First impressions (super important) are – WOW. This place has most certainly been designed by someone who knows what they are doing. From the logo through to the furniture, this has been truly thought about.
The earthy, ethnic interior is fitting but not obvious and it certainly does not say ‘high street curry house’, more like a chic Soho eatery. Wherever your eyes end up, warm, low-lit hues of brown, tan, orange, and yellow suggest classic Indian spices. Polished wooden tables and chairs and oversized rattan ceiling lights match cabinets and cupboard doors whilst surrounded by tirades of hanging ferns. It’s truly a beautifully designed space. Tasteful quirky décor scatters the surface and a smattering of lush green tropical plants adorn the statement wall complete with a relaxing water fountain. There is refinement, depth, and texture and it radiates modern Eastern culture.
Chef Puneet heads the kitchen alongside Chef Amirul and Chef Debojyoti Das by his side. They are most certainly aligned as they work harmoniously together and he presents a thrilling menu with his take on familiar dishes we all know a version of and love.
And without a doubt, all of that translates to not only the plate but the Trishna experience.
Ready to champion his authentic Indian fare at any moment, he likens it to that of a 5-star hotel in India. I can’t compare as I haven’t yet been, but there is no doubt he is an outstanding young talent, confident in his food, and ability and brimming with knowledge.

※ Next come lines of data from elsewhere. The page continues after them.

int beagleCreateInstance(int tipCount, int partialsBufferCount, int compactBufferCount, int stateCount,
                         int patternCount, int eigenBufferCount, int matrixBufferCount, int categoryCount,
                         int scaleBufferCount, int* resourceList, int resourceCount, long preferenceFlags,
                         long requirementFlags, BeagleInstanceDetails* returnInfo) {
    if (tipCount < 0 || partialsBufferCount < 0 || compactBufferCount < 0 || stateCount < 2 ||
        patternCount < 1 || eigenBufferCount < 0 || matrixBufferCount < 0 || categoryCount < 1 ||
        scaleBufferCount < 0 || stateCount > 255)
        return BEAGLE_ERROR_OUT_OF_RANGE;
    if (requirementFlags & ~kSupportedFlags) return BEAGLE_ERROR_NO_RESOURCE;
    const bool singleFits = stateCount <= 4 && categoryCount <= 8;
    if (requirementFlags & BEAGLE_FLAG_PRECISION_SINGLE) {
        if (!singleFits || (requirementFlags & BEAGLE_FLAG_PRECISION_DOUBLE)) return BEAGLE_ERROR_NO_RESOURCE;
    }
    const bool single = singleFits && ((requirementFlags & BEAGLE_FLAG_PRECISION_SINGLE) ||
                                       ((preferenceFlags & BEAGLE_FLAG_PRECISION_SINGLE) &&
                                        !((preferenceFlags | requirementFlags) & BEAGLE_FLAG_PRECISION_DOUBLE)));
    BeagleResourceList* rl = beagleGetResourceList();
    int resource = -1;
    if (resourceList == nullptr || resourceCount <= 0) {
        if (rl->length > 1) resource = 1;
    } else {
        for (int k = 0; k < resourceCount; ++k)
            if (resourceList[k] >= 1 && resourceList[k] < rl->length) { resource = resourceList[k]; break; }
    }
    if (resource < 1) return BEAGLE_ERROR_NO_RESOURCE;

    if (resource == gShardResource) {
        Instance* parent = new Instance();
        parent->resource = resource;
        parent->device = gShardDevices[0];
        parent->P = patternCount; parent->S = stateCount; parent->C = categoryCount; parent->tipCount = tipCount;
        const int g = (int)gShardDevices.size();
        const int rc = shardedCreate(parent, g, gShardDevices.data(), tipCount, partialsBufferCount, compactBufferCount,
                                     stateCount, patternCount, eigenBufferCount, matrixBufferCount, categoryCount,
                                     scaleBufferCount, preferenceFlags, requirementFlags, returnInfo);
        if (rc != BEAGLE_SUCCESS) { delete parent; return rc; }
        if (returnInfo != nullptr) {
            returnInfo->resourceNumber = resource;
            returnInfo->resourceName = rl->list[resource].name;
            parent->flags = returnInfo->flags;
        }
        std::lock_guard<std::mutex> lock(gMutex);
        int id = -1;
        for (size_t k = 0; k < gInstances.size(); ++k) if (gInstances[k] == nullptr) { id = (int)k; break; }
        if (id < 0) { gInstances.push_back(nullptr); id = (int)gInstances.size() - 1; }
        gInstances[id] = parent;
        parent->id = id;
        return id;
    }

    Instance* in = new Instance();
    in->device = resource - 1;
    in->resource = resource;
    if (cudaSetDevice(in->device) != cudaSuccess) { delete in; return BEAGLE_ERROR_NO_RESOURCE; }
    in->tipCount = tipCount; in->nPartials = partialsBufferCount; in->nCompact = compactBufferCount;
    in->S = stateCount; in->P = patternCount; in->nEigen = eigenBufferCount; in->nMatrices = matrixBufferCount;
    in->C = categoryCount; in->nScale = scaleBufferCount;
    in->Sp = stateCount <= 4 ? 4 : ((stateCount + 7) / 8) * 8;
    in->Ppad = ((patternCount + 31) / 32) * 32;
    in->nBuffers = partialsBufferCount + compactBufferCount;
    in->nSets = std::max(1, eigenBufferCount);
    in->single = single;
    in->complexEigen = (requirementFlags | preferenceFlags) & BEAGLE_FLAG_EIGEN_COMPLEX;
    in->logScalers = (requirementFlags | preferenceFlags) & BEAGLE_FLAG_SCALERS_LOG;
    in->flags = (single ? BEAGLE_FLAG_PRECISION_SINGLE : BEAGLE_FLAG_PRECISION_DOUBLE) | BEAGLE_FLAG_COMPUTATION_SYNCH |
                BEAGLE_FLAG_SCALING_MANUAL |
                BEAGLE_FLAG_VECTOR_NONE | BEAGLE_FLAG_THREADING_NONE | BEAGLE_FLAG_PROCESSOR_GPU |
                BEAGLE_FLAG_FRAMEWORK_CUDA | BEAGLE_FLAG_PARALLELOPS_GRID |
                (in->complexEigen ? BEAGLE_FLAG_EIGEN_COMPLEX : BEAGLE_FLAG_EIGEN_REAL) |
                (in->logScalers ? BEAGLE_FLAG_SCALERS_LOG : BEAGLE_FLAG_SCALERS_RAW);
    if ((requirementFlags | preferenceFlags) & BEAGLE_FLAG_PREORDER_TRANSPOSE_AUTO) in->flags |= BEAGLE_FLAG_PREORDER_TRANSPOSE_AUTO;
    if ((requirementFlags | preferenceFlags) & BEAGLE_FLAG_SCALING_DYNAMIC) {
        in->flags &= ~BEAGLE_FLAG_SCALING_MANUAL;
        in->flags |= BEAGLE_FLAG_SCALING_DYNAMIC;
    }
    in->partialsElems = (size_t)in->C * in->Ppad * in->Sp;
    if (in->Sp == 4 && in->C <= 32) {
        int cp = 1;
        while (cp < in->C) cp <<= 1;
        in->matCP = cp;
        in->matStride = (size_t)16 * cp + 52 * (size_t)in->C;
        in->matStride = (in->matStride + 3) & ~size_t(3);
    } else {
        in->matCP = 0;
        in->matStride = (size_t)in->C * in->Sp * (in->Sp + 2 * (size_t)(in->Sp + 4));
    }
    in->slotOf.assign(in->nBuffers, -1);
    in->partials.assign(in->nBuffers, nullptr);
    in->states8.assign(in->nBuffers, nullptr);
    in->states32.assign(in->nBuffers, nullptr);
    in->scaleIsLog.assign(std::max(1, in->nScale), in->logScalers ? 1 : 0);
    in->matEigen.assign(std::max(1, in->nMatrices), -1);
    in->matEigenGen.assign(std::max(1, in->nMatrices), 0u);
    in->eigenGen.assign(std::max(1, in->nEigen), 0u);
    in->eigenReal.assign(std::max(1, in->nEigen), 0);
    in->hEigen.assign((size_t)std::max(1, in->nEigen) * 36, 0.0);
    in->eigenWalk = envInt("B200_EIGEN_WALK", 1);
    in->tipMode = envInt("B200_TIP_MODE", 3);
    in->thinTipMode = envInt("B200_THIN_TIP_MODE", in->tipMode);
    in->virtualCherries = envInt("B200_VIRTUAL_CHERRIES", 1);
    in->walkBlock = 128;
    in->walkVariant = envInt("B200_WALK_VARIANT", 0);
    in->reorder = envInt("B200_REORDER", 1);
    in->forward = envInt("B200_FORWARD", 1);
    in->lookahead = envInt("B200_LOOKAHEAD", 1);
    in->useGraphs = envInt("B200_GRAPHS", 1);
    in->prePhases = envInt("B200_PRE_PHASES", 1);
    in->lookaheadPre = envInt("B200_LOOKAHEAD_PRE", 1);
    in->planCacheSize = std::max(0, std::min(16, envInt("B200_PLAN_CACHE", 4)));
    in->planCache.reserve(16);
    in->thinR1 = envInt("B200_THIN_R1", 1);
    in->stackTail = envInt("B200_STACK_TAIL", 0);
    in->phaseT = envInt("B200_PHASE_T", 0);
    in->phaseTmin = std::max(1, envInt("B200_PHASE_TMIN", 4));
    in->phaseSmall = envInt("B200_PHASE_SMALL", 24);
    in->phaseOversub = std::max(0, envInt("B200_PHASE_OVERSUB", 0));
    in->walkMinBlocks = envInt("B200_WALK_MINB", 4);
    in->walkMinBlocksSet = getenv("B200_WALK_MINB") != nullptr;
    in->tensorR = envInt("B200_TENSOR_R", 2) >= 4 ? 4 : 2;
    in->genericMma = envInt("B200_GENERIC_MMA", 1);
    in->mmaWarps = envInt("B200_MMA_WARPS", 4) == 8 ? 8 : 4;
    cudaDeviceProp prop;
    bool ok = cudaGetDeviceProperties(&prop, in->device) == cudaSuccess;
    if (ok) { in->smCount = prop.multiProcessorCount; in->maxSmemOptin = prop.sharedMemPerBlockOptin; }
    in->walkR = envInt("B200_WALK_R", 4);
    if (in->walkR != 1 && in->walkR != 2 && in->walkR != 4 && in->walkR != 8) in->walkR = 4;
    if (getenv("B200_WALK_R") == nullptr && in->matCP > 0) {
        const int G = 32 / in->matCP;
        while (in->walkR > 1 && (in->Ppad + G * in->walkR - 1) / (G * in->walkR) < in->smCount) in->walkR >>= 1;
    }
    in->stackDepthMax = std::min(64, std::max(0, envInt("B200_STACK_DEPTH", 12)));
    if (single) { in->walkVariant = 0; in->stackTail = 0; }

    ok = ok && cudaStreamCreateWithFlags(&in->stream, cudaStreamNonBlocking) == cudaSuccess;
    const size_t eigenStride = 2 * (size_t)in->S * in->S + 2 * in->S;
    const size_t matElems = (size_t)in->nMatrices * in->matStride;
    const int rootBlocks = (in->Ppad + 255) / 256;
    in->stageSize = size_t(8) << 20;
    auto alloc = [&](auto** p, size_t elems) {
        if (!ok) return;
        using T = std::remove_pointer_t<std::remove_pointer_t<decltype(p)>>;
        size_t bytes = std::max<size_t>(elems, 1) * sizeof(T);
        ok = cudaMalloc(reinterpret_cast<void**>(p), bytes) == cudaSuccess &&
             cudaMemsetAsync(*p, 0, bytes, in->stream) == cudaSuccess;
    };
    alloc(&in->dEigen, std::max(1, in->nEigen) * eigenStride);
    alloc(&in->dMat, matElems);
    if (in->matCP > 0) alloc(&in->dEvec, (size_t)in->nMatrices * in->matCP * 4);
    if (in->matCP > 0 && in->matCP <= 8 && in->virtualCherries) {
        alloc(&in->dRecipe, (size_t)in->nBuffers * 32 * in->matCP);
        in->cherryTip1.assign(in->nBuffers, -1);
        in->cherryTip2.assign(in->nBuffers, -1);
        in->cherryStored.assign(in->nBuffers, 0);
    }
    if (in->matCP > 0 && in->matCP <= 8) {
        alloc(&in->dIncSums, (size_t)in->Ppad / 4 + 8);
        alloc(&in->dIncCounter, 4);
        in->fuseSmall = envInt("B200_FUSE", 1);
        if (ok && in->fuseSmall) {
            if (cudaHostAlloc(reinterpret_cast<void**>(&in->hMapped), 64, cudaHostAllocMapped) == cudaSuccess &&
                cudaHostGetDevicePointer(reinterpret_cast<void**>(&in->dMapped), in->hMapped, 0) == cudaSuccess) {
                memset(in->hMapped, 0, 64);
            } else {
                cudaGetLastError();
                if (in->hMapped) cudaFreeHost(in->hMapped);
                in->hMapped = nullptr;
            }
        }
    }
    alloc(&in->dRates, (size_t)in->nSets * in->C);
    alloc(&in->dWeights, (size_t)in->nSets * in->C);
    alloc(&in->dFreqs, (size_t)in->nSets * in->Sp);
    alloc(&in->dScale, (size_t)in->nScale * in->Ppad);
    alloc(&in->dPatternWeights, in->Ppad);
    alloc(&in->dPatternPartitions, in->Ppad);
    alloc(&in->dSite, in->Ppad);
    alloc(&in->dBlockSums, rootBlocks);
    alloc(&in->dOut, 1024);
    alloc(&in->dCounter, 4);
    alloc(&in->dStage, in->stageSize);
    alloc(&in->states8Base, (size_t)std::max(1, in->tipCount) * in->Ppad);
    alloc(&in->states32Base, (size_t)std::max(1, in->tipCount) * in->Ppad);
    if (ok) {
        int want[2] = {in->nPartials, std::max(1, in->nPartials - std::min(in->nCompact, in->tipCount))};
        for (int attempt = 0; attempt < 2 && in->partialsBase == nullptr; ++attempt) {
            size_t bytes = (size_t)want[attempt] * in->partialsElems * in->elemBytes();
            if (cudaMalloc(reinterpret_cast<void**>(&in->partialsBase), bytes) == cudaSuccess) in->nSlots = want[attempt];
            else { cudaGetLastError(); in->partialsBase = nullptr; }
        }
        if (in->partialsBase == nullptr) { destroyInstance(in); return BEAGLE_ERROR_OUT_OF_MEMORY; }
    }
    ok = ok && cudaMallocHost(reinterpret_cast<void**>(&in->hStage), in->stageSize) == cudaSuccess;
    ok = ok && cudaMallocHost(reinterpret_cast<void**>(&in->hOut), 1024 * sizeof(double)) == cudaSuccess;
    if (ok) {
        in->hRates.assign((size_t)in->nSets * in->C, 1.0);
        in->hWeights.assign((size_t)in->nSets * in->C, 0.0);
        in->hFreqs.assign((size_t)in->nSets * 4, 0.0);
        std::vector<double> ones((size_t)std::max(in->nSets * in->C, in->Ppad), 1.0);
        ok = cudaMemcpyAsync(in->dRates, ones.data(), sizeof(double) * in->nSets * in->C, cudaMemcpyHostToDevice,
                             in->stream) == cudaSuccess;
        std::vector<double> w(in->Ppad, 0.0);
        std::fill(w.begin(), w.begin() + in->P, 1.0);
        ok = ok && cudaMemcpyAsync(in->dPatternWeights, w.data(), sizeof(double) * in->Ppad, cudaMemcpyHostToDevice,
                                   in->stream) == cudaSuccess;
        ok = ok && cudaStreamSynchronize(in->stream) == cudaSuccess;
    }
    if (!ok) {
        cudaError_t e = cudaGetLastError();
        destroyInstance(in);
        return e == cudaErrorMemoryAllocation ? BEAGLE_ERROR_OUT_OF_MEMORY : BEAGLE_ERROR_GENERAL;
    }
    in->partitionCount = 1;
    in->partBegin.assign(1, 0);
    in->partEnd.assign(1, in->P);
    {
        std::lock_guard<std::mutex> lock(gMutex);
        int id = -1;
        for (size_t k = 0; k < gInstances.size(); ++k) if (gInstances[k] == nullptr) { id = (int)k; break; }
        if (id < 0) { gInstances.push_back(nullptr); id = (int)gInstances.size() - 1; }
        gInstances[id] = in;
        in->id = id;
    }
    if (returnInfo != nullptr) {
        returnInfo->resourceNumber = resource;
        returnInfo->resourceName = rl->list[resource].name;
        returnInfo->implName = single ? gImplNameSingle : gImplName;
        returnInfo->implDescription = gImplDesc;
        returnInfo->flags = in->flags;
    }
    return in->id;
}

I learned so much from him while chatting about the ingredients and the process. I made a joke and told him he shouldn’t share his secrets, to which his response was simply; “I don’t mind sharing what I know, nobody can make food like me.”
He is not wrong.
Every good Indian meal starts with a papadum appetizer and if you are anything like me, the pickles are just as important. The crisp, peppery bites of loveliness were joyously accompanied by chunky lime, rough-cut mango, and whole chilies pickles. All dressed in courageously hot sauces full of flavour and heat. In fact there was enough to curl your toes – just the way I like it. My husband on the other hand is Italian and is still ‘learning’ his spices. He went for a milder version, as this was kindly asked by the chef before we ordered.
We fancied meat and meat-free options and there are plenty of both to choose from. The Supreme Chicken Skewers were cooked to perfection, and the succulent Golden Fried Masala Prawns fried in light, crispy breadcrumbs and Chaat Masala were out of this world.
We also opted for Chicken Jalfrezi, a classic dish beautifully cooked, with tender and juicy chunks of chicken in a dark but fragrant tomato sauce, studded with stir-fried peppers and onions. Also, for the veggie option, we went for Chana Masala – large ripe chickpeas in an aromatic, morish sauce. This feast was accompanied by the fluffiest Saffron rice I have ever tasted (big true statement) alongside the most delicious garlic and chili naan which was also a luscious feast of colour, culture, and fireworks and I would eat it all over again.
I love Indian food. I also love going out to eat Indian food. Whether the weather is hot or cold. Trishna provides a cozy haven when it’s chilly, and will no doubt be a super escape from the heat in the summer.
Trishna means thirst, desire, or craving. It’s the next day and I am already craving more. I suspect this Indian restaurant will not be going anywhere anytime soon.